Distributed Toolkit

MARO distributed toolkit provides a unified, fast, and infrastructure-independent interface to support RL distributed training.

Overview

As shown in the overall architecture diagram above, MARO distributed toolkit follows a message-passing pattern that the cooperation between different components is based on the messages sending and receiving. A typical master/worker distributed program usually contains the following steps:

  1. The master component will send tasks(w/ or w/o data) to the worker components;

  2. The worker components will finish the tasks in their local computing environments or the local devices;

  3. The worker components return the computed results to the master component.

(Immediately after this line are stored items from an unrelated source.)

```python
class DeviceList:

    def __init__(self, ctx, handle):
        self.ctx = ctx
        self.h = handle
        ctx._lists.add(self)

    @property
    def n_words(self):
        return lib().gt4hip_list_n_words(self.h)

    @property
# ... 196 lines not shown
class Context:
    def __init__(self, device=0):
        import weakref
        self._lists = weakref.WeakSet()
        self.h = C.c_void_p()
        rc = lib().gt4hip_create(device, C.byref(self.h))
        if rc:
            raise Gt4HipError(rc, lib().gt4hip_last_error(None).decode())

    def _chk(self, rc):
        if rc:
            raise Gt4HipError(rc, lib().gt4hip_last_error(self.h).decode())

    def close(self):
        if self.h:
            for l in list(self._lists):
                l.free()
            lib().gt4hip_destroy(self.h)
            self.h = None

    def device_info(self):
        return lib().gt4hip_device_info(self.h).decode()

    def set_option(self, name, value):
        self._chk(lib().gt4hip_set_option(self.h, name.encode(), value))

    def get_counter(self, name) -> int:
        v = C.c_uint64()
        self._chk(lib().gt4hip_get_counter(self.h, name.encode(), C.byref(v)))
        return v.value

    def synchronize(self):
        self._chk(lib().gt4hip_synchronize(self.h))

    def shard_cuts(self, lists, n_shards):
        arr = (C.c_void_p * len(lists))(*[l.h for l in lists])
        out = (C.c_uint64 * n_shards)()
        self._chk(lib().gt4hip_shard_cuts(self.h, arr, len(lists), n_shards, out))
        return [int(x) for x in out]

    def words_to_list(self, words, word_length) -> "DeviceList":
        w = np.ascontiguousarray(words, dtype=np.uint64)
        h = C.c_void_p()
        self._chk(lib().gt4hip_words_to_list(self.h, w.ctypes.data if len(w) else None, len(w), word_length, C.byref(h)))
        return DeviceList(self, h)

    def text_to_words(self, text, word_length, flags=0, carry=None, n_bytes=None):
        out, d, n, at = MakerCarry(), C.c_void_p(), C.c_uint64(), C.c_uint64()
        if flags & MAKER_TEXT_ON_DEVICE:
            buf = C.c_void_p(text)
        else:
            buf, n_bytes = (C.c_char * max(len(text), 1)).from_buffer_copy(bytes(text) or b"\0"), len(text)
        rc = lib().gt4hip_text_to_words(self.h, buf, n_bytes, word_length, flags, C.byref(carry) if carry is not None else None,
                                        C.byref(out), C.byref(d), C.byref(n), C.byref(at))
        if rc:
            e = Gt4HipError(rc, lib().gt4hip_last_error(self.h).decode())
            e.error_offset, e.kind = at.value, out.error
            raise e
        words = np.empty(n.value, dtype=np.uint64)
        if n.value:
            rc = lib().gt4hip_words_download(self.h, d, n.value, words.ctypes.data)
            lib().gt4hip_words_free(self.h, d)
            self._chk(rc)
        return words, out

    def text_to_locations(self, pieces, word_length):
# ... 229 lines not shown
```

### genometester4_amd/csrc/gt4hip_api.hip

```cpp
#include "gt4hip_host.h"

#include <stdarg.h>
#include <stdio.h>
#include <stdlib.h>
#include <string.h>
#include <new>

using namespace gt4;

static thread_local char g_create_err[512] = "";

static void pool_flush (gt4hip_context *ctx);

int gt4hip_fail (gt4hip_context *ctx, int code, const char *fmt, ...)
{
  va_list ap;
  va_start (ap, fmt);
  vsnprintf (ctx ? ctx->err : g_create_err, 512, fmt, ap);
  va_end (ap);
  return code;
}

extern "C" const char *gt4hip_strerror (int code)
{
// ... 112 lines not shown
  HIPCHK (ctx, hipSetDevice (ctx->device));
  HIPCHK (ctx, hipStreamSynchronize (ctx->stream));
  pool_flush (ctx);
  return GT4HIP_OK;
}

extern "C" int gt4hip_device_memory (gt4hip_context *ctx, uint64_t *free_bytes, uint64_t *total_bytes)
{
  if (!ctx) return GT4HIP_EINVAL;
  HIPCHK (ctx, hipSetDevice (ctx->device));
  size_t f = 0, t = 0;
  HIPCHK (ctx, hipMemGetInfo (&f, &t));
  if (free_bytes) *free_bytes = (uint64_t) f + ctx->pool_bytes;
  if (total_bytes) *total_bytes = (uint64_t) t;
  return GT4HIP_OK;
}

extern "C" int gt4hip_set_option (gt4hip_context *ctx, const char *name, int64_t value)
{
  if (!ctx || !name) return GT4HIP_EINVAL;
  if (!strcmp (name, "two_pass")) ctx->two_pass = value != 0;
  else if (!strcmp (name, "pool")) {
    ctx->pool_enabled = value != 0 && ctx->pool;
    if (!ctx->pool_enabled) pool_flush (ctx);
  }
  else if (!strcmp (name, "pool_cap_mb")) {
    ctx->pool_cap = value > 0 ? (size_t) value << 20 : 0;
    if (ctx->pool_bytes > ctx->pool_cap) pool_flush (ctx);
  }
  else if (!strcmp (name, "grid")) ctx->grid_override = value;
  else if (!strcmp (name, "scan_group")) ctx->scan_group = (int) value;
  else if (!strcmp (name, "dynamic")) ctx->dynamic = (int) value;
  else if (!strcmp (name, "a_rows")) ctx->a_rows = (int) value;
  else if (!strcmp (name, "kway")) ctx->kway_enabled = (int) value;
  else if (!strcmp (name, "kway_max")) ctx->kway_max = value == 8 ? 8 : (value == 33 ? 33 : 32);
  else if (!strcmp (name, "kway_g")) ctx->kway_g = value;
  else if (!strcmp (name, "kway_vt")) ctx->kway_vt = value;
  else if (!strcmp (name, "spin_limit")) ctx->spin_limit = value > 0 ? (uint32_t) value : 0u;
  else if (!strcmp (name, "geom1")) ctx->force_geom = value != 0 ? 1 : 0;
  else if (!strcmp (name, "geom0")) ctx->force_geom = value != 0 ? -1 : 0;
  else return gt4hip_fail (ctx, GT4HIP_EINVAL, "unknown option %s", name);
  return GT4HIP_OK;
}

extern "C" int gt4hip_get_counter (gt4hip_context *ctx, const char *name, uint64_t *value)
{
  if (!ctx || !name || !value) return GT4HIP_EINVAL;
  if (!strcmp (name, "single_pass_fallbacks")) *value = ctx->single_pass_fallbacks;
  else if (!strcmp (name, "kway_calls")) *value = ctx->kway_calls;
  else if (!strcmp (name, "kway_overflows")) *value = ctx->kway_overflows;
  else if (!strcmp (name, "kway_declined")) *value = ctx->kway_declined;
  else if (!strcmp (name, "kway_splits")) *value = ctx->kway_splits;
  else if (!strcmp (name, "kway_shared_x100")) *value = ctx->kway_shared_x100;
  else if (!strcmp (name, "kway_width")) *value = ctx->kway_width;
  else if (!strcmp (name, "nway_kernel_us")) *value = (uint64_t) (ctx->nway_kernel_ms * 1000.0);
  else if (!strcmp (name, "nway_tiles")) *value = ctx->nway_tiles;
  else if (!strcmp (name, "nway_one_pass")) *value = (uint64_t) ctx->last_multi_one_pass;
  else if (!strcmp (name, "sort_us")) *value = (uint64_t) (ctx->sort_ms * 1000.0);
  else if (!strcmp (name, "fold_us")) *value = (uint64_t) (ctx->fold_ms * 1000.0);
  else if (!strcmp (name, "extract_us")) *value = (uint64_t) (ctx->extract_ms * 1000.0);
  else if (!strcmp (name, "maker_text_tile") || !strcmp (name, "maker_code_tile")) *value = GT4HIP_MAKER_TILE;
  else if (!strcmp (name, "table_us")) *value = (uint64_t) (ctx->table_ms * 1000.0);
  else if (!strcmp (name, "query_wide")) *value = ctx->query_wide;
  else if (!strcmp (name, "mm_wide_levels")) *value = ctx->mm_wide_levels;
  else if (!strcmp (name, "mm_unskipped_levels")) *value = ctx->mm_unskipped_levels;
  else if (!strcmp (name, "subset_passes")) *value = ctx->subset_passes;
  else if (!strcmp (name, "subset_tile")) *value = GT4HIP_SUBSET_TILE;
  else if (!strcmp (name, "subset_us")) *value = (uint64_t) (ctx->subset_ms * 1000.0);
  else return gt4hip_fail (ctx, GT4HIP_EINVAL, "unknown counter %s", name);
  return GT4HIP_OK;
}

extern "C" int gt4hip_synchronize (gt4hip_context *ctx)
{
  if (!ctx) return GT4HIP_EINVAL;
  HIPCHK (ctx, hipStreamSynchronize (ctx->stream));
  return GT4HIP_OK;
}


static void pool_flush (gt4hip_context *ctx)
// ... 298 lines not shown
```

### genometester4_amd/csrc/gt4hip_host.h

```cpp
#ifndef GT4HIP_HOST_H
#define GT4HIP_HOST_H

#include "../../include/gt4hip.h"
#include "gt4hip_internal.h"

#include <stddef.h>
#include <algorithm>
#include <utility>
#include <vector>

struct gt4hip_io;

struct gt4hip_context {
  int device;
  hipStream_t stream;
  hipEvent_t ev[4];
  int n_cus;
  int two_pass;
  int64_t grid_override;
  uint32_t spin_limit;
  int a_rows;
  int dynamic;
  int scan_group;
  int force_geom;
  uint64_t single_pass_fallbacks;
  std::vector<std::pair<void *, size_t>> *pool;
  int pool_enabled;
  size_t pool_bytes;
  size_t pool_cap;
  uint64_t *part;
  size_t part_bytes;
  unsigned long long *desc;
  size_t desc_bytes;
  unsigned long long *block_sums;
  size_t block_sums_bytes;
  gt4::PairControl *ctl;
  gt4::PairControl *ctl_host;
  unsigned long long *scratch;
  unsigned long long *scratch_host;
  uint64_t *kway_part;
  size_t kway_part_bytes;
  void *kway_cnt;
  size_t kway_cnt_bytes;
  uint64_t *kway_part2;
  size_t kway_part2_bytes;
  void *kway_need;
  size_t kway_need_bytes;
  uint64_t kway_splits;
  int kway_enabled;
  int kway_max;
  uint64_t kway_width;
  uint64_t kway_shared_x100;
  int64_t kway_g;
  int64_t kway_vt;
// ... 107 lines not shown
```

### genometester4_amd/csrc/gt4hip_internal.h

```cpp
#ifndef GT4HIP_INTERNAL_H
#define GT4HIP_INTERNAL_H

#include <hip/hip_runtime.h>
#include <stdint.h>

#include "gt4hip_pair_variant.h"

#ifdef GT4_PROFILE_PHASES
#define PROF(...) __VA_ARGS__
#else
#define PROF(...)
#endif

namespace gt4 {

struct PairOutputs {
  uint32_t *rec[4];
};

struct PairControl {
  unsigned long long n_words[4];
  unsigned long long total_count[4];
  unsigned int ticket;
  unsigned int error;
  unsigned int role;
  unsigned int pad;
  unsigned long long phase_cycles[24];
  unsigned long long resolve_stats[8];
};

hipError_t launch_partition (hipStream_t s, const uint32_t *A, uint64_t nA, const uint32_t *B, uint64_t nB,
                             uint64_t num_tiles, uint64_t tile_records, uint64_t *part);
hipError_t launch_pair_merge (hipStream_t s, const PairVariant &v, int grid, const uint32_t *A, uint64_t nA,
                              const uint32_t *B, uint64_t nB, const uint64_t *part, uint64_t num_tiles,
                              const PairParams &p, const PairOutputs &o, unsigned long long *desc,
                              PairControl *ctl);
hipError_t launch_scan_tiles (hipStream_t s, unsigned long long *desc, uint64_t num_tiles,
                              unsigned long long *block_sums);
hipError_t launch_generate (hipStream_t s, uint32_t *rec, uint64_t n, uint64_t stride, uint64_t seed,
                            uint64_t count_seed, uint32_t max_count, uint64_t mult, uint64_t add);
hipError_t launch_sum_counts (hipStream_t s, const uint32_t *rec, uint64_t n, unsigned long long *sum);
hipError_t launch_check_sorted (hipStream_t s, const uint32_t *rec, uint64_t n, unsigned int *bad);
hipError_t launch_lower_bound (hipStream_t s, const uint32_t *rec, uint64_t n, uint64_t key,
                               unsigned long long *idx);
hipError_t launch_extract_column (hipStream_t s, const uint32_t *rec, uint64_t n, uint32_t *counts, uint32_t n_lists, uint32_t column);
hipError_t launch_extract_keys (hipStream_t s, const uint32_t *rec, uint64_t n, unsigned long long *keys);
hipError_t launch_decode_index (hipStream_t s, const unsigned long long *kmers, uint64_t n, uint64_t num_locations, uint32_t *rec);

int merge_blocks_per_cu (const PairVariant &v);

}

#endif
```

### genometester4_amd/csrc/gt4hip_kernels.hip

```cpp
#define GT4_RESOLVE_LOOKBACK 3
#include "gt4hip_device.h"

#include <type_traits>

namespace gt4 {

namespace {


enum : u32 { KIND_SKIP = 0, KIND_A = 1, KIND_B = 2, KIND_BOTH = 3 };

struct StreamCoef {
  u32 m_f1, m_f2, m_min, m_max, m_sub2;
  u32 konst;
  u32 minz;
  u32 check_in;
  u32 lo;
  u32 cutoff;
  u32 subtract;
};

template <int S>
__device__ __forceinline__ StreamCoef make_coef (const PairParams &p)
{
  StreamCoef c;
  const u32 rule = p.rule[S];
  const u32 all = 0xffffffffu;
  c.m_f1 = (rule == 1 || rule == 5) ? all : 0u;
  c.m_f2 = (rule == 1 || rule == 6) ? all : 0u;
  c.m_min = (rule == 3 || rule == RULE_MINZ) ? all : 0u;
  c.m_max = (rule == 4 || rule == 2) ? all : 0u;
  c.m_sub2 = (rule == 2) ? all : 0u;
  c.konst = (rule == 7) ? p.count_override : 0u;
  c.minz = (rule == RULE_MINZ) ? 1u : 0u;
// ... 21 lines not shown
    in_ok = f1 >= c.cutoff && f2 < c.cutoff;
  }
  const u32 mx = f1 > f2 ? f1 : f2;
  u32 mn = f1 < f2 ? f1 : f2;
  if (c.minz && f1 == 0) mn = f2;
  u32 f = (c.m_f1 & f1) + (c.m_f2 & f2) + (c.m_min & mn) + (c.m_max & mx) - (c.m_sub2 & f2) + c.konst;
  bool keep = domain && (in_ok || !c.check_in) && f >= c.lo;
  if (S == 2) {
    const bool keep_sub = domain && f1 == f2 && f1 >= c.cutoff;
    keep = c.subtract ? keep_sub : keep;
    f = c.subtract ? f1 : f;
  }
  freq = f;
  return keep;
}

template <int S>
__device__ __forceinline__ bool eval_default (u32 kind, u32 fa, u32 fb, u32 cutoff, u32 &freq)
{
  if (S == 0) {
    freq = fa + fb;
    return kind != KIND_SKIP && (fa >= cutoff || fb >= cutoff) && freq != 0u;
  }
  if (S == 1) {
    freq = fa < fb ? fa : fb;
    return kind == KIND_BOTH && freq >= cutoff && freq != 0u;
  }
  const u32 f1 = S == 3 ? fb : fa, f2 = S == 3 ? fa : fb;
  freq = f1 - f2;
  return (kind & (S == 2 ? KIND_A : KIND_B)) != 0 && f1 >= cutoff && f2 < cutoff && freq != 0u;
}


__device__ __forceinline__ u64 merge_path (const u32 *__restrict__ A, u64 nA, const u32 *__restrict__ B, u64 nB, u64 diag, u64 lo, u64 hi)
{
  const u64 lo0 = diag > nB ? diag - nB : 0, hi0 = diag < nA ? diag : nA;
  if (lo < lo0) lo = lo0;
  if (hi > hi0) hi = hi0;
  while (lo < hi) {
    const u64 mid = (lo + hi) >> 1;
    if (load_key (A, mid) <= load_key (B, diag - 1 - mid)) lo = mid + 1;
    else hi = mid;
  }
  return lo;
}

constexpr u64 PART_COARSE = 64;

__global__ void k_partition_coarse (const u32 *__restrict__ A, u64 nA, const u32 *__restrict__ B, u64 nB, u64 num_tiles, u64 tile_records, u64 *__restrict__ coarse)
{
  const u64 c = (u64) blockIdx.x * blockDim.x + threadIdx.x;
  const u64 n_coarse = (num_tiles + PART_COARSE - 1) / PART_COARSE;
  if (c > n_coarse) return;
  const u64 total = nA + nB;
  u64 diag = c * PART_COARSE * tile_records;
  if (diag > total) diag = total;
  coarse[c] = merge_path (A, nA, B, nB, diag, 0, nA);
}

__global__ void k_partition (const u32 *__restrict__ A, u64 nA, const u32 *__restrict__ B, u64 nB,
                             u64 num_tiles, u64 tile_records, const u64 *__restrict__ coarse, u64 *__restrict__ part)
{
  const u64 t = (u64) blockIdx.x * blockDim.x + threadIdx.x;
  if (t > num_tiles) return;
  const u64 total = nA + nB;
  u64 diag = t * tile_records;
  if (diag > total) diag = total;
  const u64 c = t / PART_COARSE;
  u64 a = (t % PART_COARSE) ? merge_path (A, nA, B, nB, diag, coarse[c], coarse[c + 1]) : coarse[c], b = diag - a;
  if (a > 0 && b < nB && load_key (A, a - 1) == load_key (B, b)) b += 1;
  part[2 * t] = a;
  part[2 * t + 1] = b;
}


enum : int { STAGE_NONE = 0, STAGE_UNION = 1, STAGE_INTRSEC = 2, STAGE_ANY = 3, STAGE_UNION_LATE = 4, STAGE_COMPLEMENT = 5 };
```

According to the actual needs, the communication mode between master and worker components can be synchronous or asynchronous.

Key Components

There are two key components in the distributed toolkit:

Key Components
  • Communication: It provides the general message passing interfaces, such as (i)send, receive, (i)broadcast, (i)scatter, etc. The communication component use a replaceable communication protocol driver to adopt different communication protocol stack (e.g. TCP/IP, InfiniBand%20is%20a%20computer,both%20among%20and%20within%20computers.) ). Check the distributed communication to get more details.

  • Orchestration: It primarily provides a unified interface for cluster management and job management on different infrastructures. Check the distributed orchestration to get more details.